In the Big Data era, data has become digitised and we now have access to larger data sets. As technology has advanced, we have moved from an age that focused solely on data volume, velocity and variety to one that is now focused on empowerment;
the fusion of big data with AI and machine learning has democratised data access and spearheaded the growth in augmented analytics. This has provided many positives such as allowing predictive analytics to be completed at unprecedented speed and scale, allowing
business users to leverage advanced analytics without deep technical expertise, and the like.
But, more data does not equal better data. As companies collect vast volumes of data, the signal-to-noise ratio drops. It is easier to find misleading patterns, false correlations, or to overfit models (where by machine learning models
learn the training data too well – including its noise, outliers, and random fluctuations).
Democratised data access and the rise of augmented analytics has also led to a pressure for companies to find and deliver actionable insights at speed. This can lead to:
- Confirmation bias, e.g., post rationalising unproven assumptions
- Cherry-picking of successful metrics
- Missing key trends, data gems and data relationships
- Oversimplified dashboards that strip away key nuances
What is coming evident is that automated tools are amplifying this problem.

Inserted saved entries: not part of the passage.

static int hals_entry(nnf_ctx* ctx, hals_request q, hipStream_t st) {
    if (!ctx || !q.UtM || !q.UtU || !q.V || q.r < 1 || q.ncols < 1 || q.ldm < q.ncols || q.ldv < q.ncols || q.ldg < q.r || q.nsweeps < 0)
        return NNF_ERR_ARG;
    if (q.mode == 0 && !q.status) return NNF_ERR_ARG;
    if (q.mode == 1 && !q.nodelta && q.nsweeps > 0) return NNF_ERR_ARG;
    if (q.nsweeps > NNF_HALS_MAX_SWEEPS) return NNF_ERR_UNSUPPORTED;
    if (q.flags & ~(NNF_HALS_SPARSITY | NNF_HALS_NORMALIZE | NNF_HALS_NONZERO)) return NNF_ERR_ARG;
    if (q.Vsrc == nullptr || q.Vsrc == q.V) { q.Vsrc = q.V; q.ldvs = q.ldv; }
    const hals_shape shape = q.shape(hals_force());
    const hals_plan p = hals_make_plan(ctx->num_cus, hals_device_occupancy, shape);
    if (getenv("NNF_HALS_DEBUG")) hals_report(stderr, shape, p);
    if (p.err != NNF_OK) return p.err;

    const bool sweeps = q.nsweeps > 0;
    const int RS = 32 * ((p.RP + 31) / 32);
    nnf_ws_cursor cur(ctx);
    float* Gm = p.mfma_floats ? (float*)cur.take(p.mfma_floats * 4) : nullptr;
    float* Gp = (float*)cur.take(p.gram_floats * 4);
    float* dinv = Gp ? Gp + (size_t)p.RP * RS : nullptr;
    unsigned* counter = (unsigned*)cur.take(256);
    double* slots = (double*)cur.take((size_t)2 * NNF_HALS_MAX_BLOCKS * 4 * 8);
    double* sslots = (q.mode == 0) ? (double*)ctx->xch : slots;
    if (q.mode == 0 && (size_t)(q.nsweeps + 2) * NNF_HALS_MAX_BLOCKS * 16 > ctx->xch_bytes) return NNF_ERR_WORKSPACE;
    const int pslots = p.nblocks > NNF_HALS_MAX_BLOCKS ? p.nblocks : NNF_HALS_MAX_BLOCKS;
    double* partials = q.mode == 1 ? (double*)cur.take((size_t)(sweeps ? q.nsweeps : 1) * pslots * 8) : nullptr;
    float* Gh = p.hadamard ? (float*)cur.take((size_t)q.r * q.r * 4) : nullptr;
    float* snap = p.snap_floats && sweeps ? (float*)cur.take(p.snap_floats * 4) : nullptr;
    if ((p.mfma_floats && !Gm) || !Gp || !counter || !slots || (q.mode == 1 && !partials) || (p.hadamard && !Gh) ||
        (p.snap_floats && sweeps && !snap))
        return NNF_ERR_WORKSPACE;

    if (p.hadamard) {
        hipLaunchKernelGGL(nnf_hals_hadamard_kernel, dim3((q.r * q.r + 255) / 256), dim3(256), 0, st, q.UtU, q.UtU2, q.ldg, q.r, Gh);
        NNF_CHECK_LAUNCH();
        q.UtU = Gh, q.ldg = q.r, q.UtU2 = nullptr;
    }
    const bool native = p.layout == HL_WAVE || p.layout == HL_QUAD;
    auto copy_start_values = [&]() {
        const hipError_t e = hipMemcpy2DAsync(q.V, (size_t)q.ldv * 4, q.Vsrc, (size_t)q.ldvs * 4, (size_t)q.ncols * 4, (size_t)q.r,
                                              hipMemcpyDeviceToDevice, st);
        q.Vsrc = q.V, q.ldvs = q.ldv;
        return e == hipSuccess ? NNF_OK : NNF_ERR_LAUNCH;
    };
    if (p.copy && !native && copy_start_values() != NNF_OK) return NNF_ERR_LAUNCH;
    double* const status0 = (q.mode == 0 && q.sweep0 == 0) ? q.status : nullptr;
    int rc = NNF_OK;
    if (p.prep) {
        if (p.layout == HL_WAVE) rc = nnf_hals_wave_prep(q.UtU, q.UtU2, q.ldg, q.r, Gp, counter, q.status, st);
        else if (p.layout == HL_QUAD) rc = nnf_hals_quad_prep(q.UtU, q.UtU2, q.ldg, q.r, Gp, counter, status0, st);
        else {
            hipLaunchKernelGGL(nnf_hals_prep_kernel, dim3(p.RP), dim3(128), 0, st, q.UtU, q.ldg, q.r, p.RP, Gp, dinv,
                               p.gs ? Gp + hals_gs_off(p.RP) : (float*)nullptr, counter, status0);
            NNF_CHECK_LAUNCH();
        }
        if (rc != NNF_OK) return rc;
    }
    if (p.copy && native && copy_start_values() != NNF_OK) return NNF_ERR_LAUNCH;
    if (!sweeps) return NNF_OK;

    ctx->hals_epoch = (ctx->hals_epoch + 1u) & HALS_EPOCH_MASK;
    if (ctx->hals_epoch == 0u) {
        if (hipMemsetAsync(ctx->xch, 0, ctx->xch_bytes, st) != hipSuccess) return NNF_ERR_LAUNCH;
        ctx->hals_epoch = 1u;
    }
    const hals_sync sy{counter, slots, sslots, ctx->hals_epoch};
    const float sp = (q.flags & NNF_HALS_SPARSITY) ? q.sparsity : 0.f;
    hals_args a{q.UtM, q.ldm, Gp, dinv, p.gs ? Gp + hals_gs_off(p.RP) : nullptr, q.V, q.ldv, q.r, q.ncols, q.nsweeps,
                q.delta, sp, q.mode, sy, q.status, partials, q.snapshots, q.snap_stride, q.sweep0, q.Vsrc, q.ldvs};
    a.snap_first = q.snap_first, a.resid_in = q.resid_in, a.resid_out = q.resid_out;
    const bool probed = p.layout < HL_GENERIC_LDS;
    if (probed) nnf_probe(ctx, NNF_PROBE_HALS, 0, st);
    switch (p.layout) {
        case HL_WAVE:
            a.Gp = q.UtU, a.Gs = q.UtU2, a.dinv = nullptr;
            rc = nnf_hals_wave_launch(p.cpw, p.nw, a, q.ldg, snap, p.nblocks, st);
            break;
        case HL_QUAD: rc = nnf_hals_quad_launch(p.ch, a, Gp, p.nblocks, st); break;
        case HL_MFMA: rc = nnf_hals_mfma_launch(p.RP, q.UtU, q.ldg, Gm, a, p.nblocks, st); break;
        case HL_LANE_RES:
        case HL_LANE_STREAM: rc = nnf_hals_fast_launch(p.RP, p.layout == HL_LANE_RES, a, p.nblocks, st); break;
        default:
            hipLaunchKernelGGL(generic_kernel(q.mode, p.layout), dim3(p.nblocks), dim3(128), p.lds, st, q.UtM, q.ldm, Gp, dinv, RS, q.V,
                               q.ldv, q.r, q.ncols, q.nsweeps, q.delta, sp, q.flags, sy, q.status, partials, q.sweep0, q.snapshots,
                               q.snap_stride, q.snap_first);
            if (hipGetLastError() != hipSuccess) rc = NNF_ERR_LAUNCH;
    }
    if (rc != NNF_OK) return rc;
    if (probed) nnf_probe(ctx, NNF_PROBE_HALS, 1, st);
    if (q.mode == 1) {
        hipLaunchKernelGGL(nnf_hals_sum_sweeps_kernel, dim3(q.nsweeps), dim3(256), 0, st, partials, p.nblocks, q.nodelta);
        NNF_CHECK_LAUNCH();
    }
    return NNF_OK;
}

If flawed input data or assumptions go unchecked, entire recommendations and analytical models will easily go off course.
This leads to data distortion, where data or insight based on that data, deviates from its true or most accurate representation.
Why is this important?
Data distortion, and the resulting insight distortion, is a serious and growing challenge.
It can lead to misleading conclusions, poor decision making, unoptimised supplier relationships, unhappy customers, poor strategic execution and potentially even compliance breaches; and any one of these can hit your bottom line and potentially
impact your risk exposure (e.g., operational risk, reputational risk, strategic risk, credit risk).
Even when data is accurate, insights can still be distorted; leading to missed opportunities and misleading conclusions.
What can you do?
So how can you protect yourself from this hidden risk?
Here are five practical steps to reduce data distortion and safeguard your decision-making:
- Audit your data: Critically scrutinise and validate both the quality of your data and the sources of your data. You should also frequently take a step back and reassess the assumptions underpinning your models and metrics
- Implement bias detection: Identify skewed or incomplete data sets. Use both human insight and automated tools to detect bias in your data; this will help ensure completeness and balance
- Cross-verify insights: Where possible, move away from relying on a single source or model; triangulate data and insights across multiple sources and systems
- Embed Governance: Make data integrity and interpretation part of your risk management framework. Build policies for data collection and model validation, review and refresh these regularly and run periodic audits
- Educate teams: Make your people the first line of defence. Ensure your data and strategy teams, alongside decision-makers, understand the limitations of data and analytics tools
The bottom line
Distorted data – and the resulting insight distortion – pose risks you cannot afford to ignore. Get it wrong, and the consequences for your business can be significant; strategically, operationally, and financially.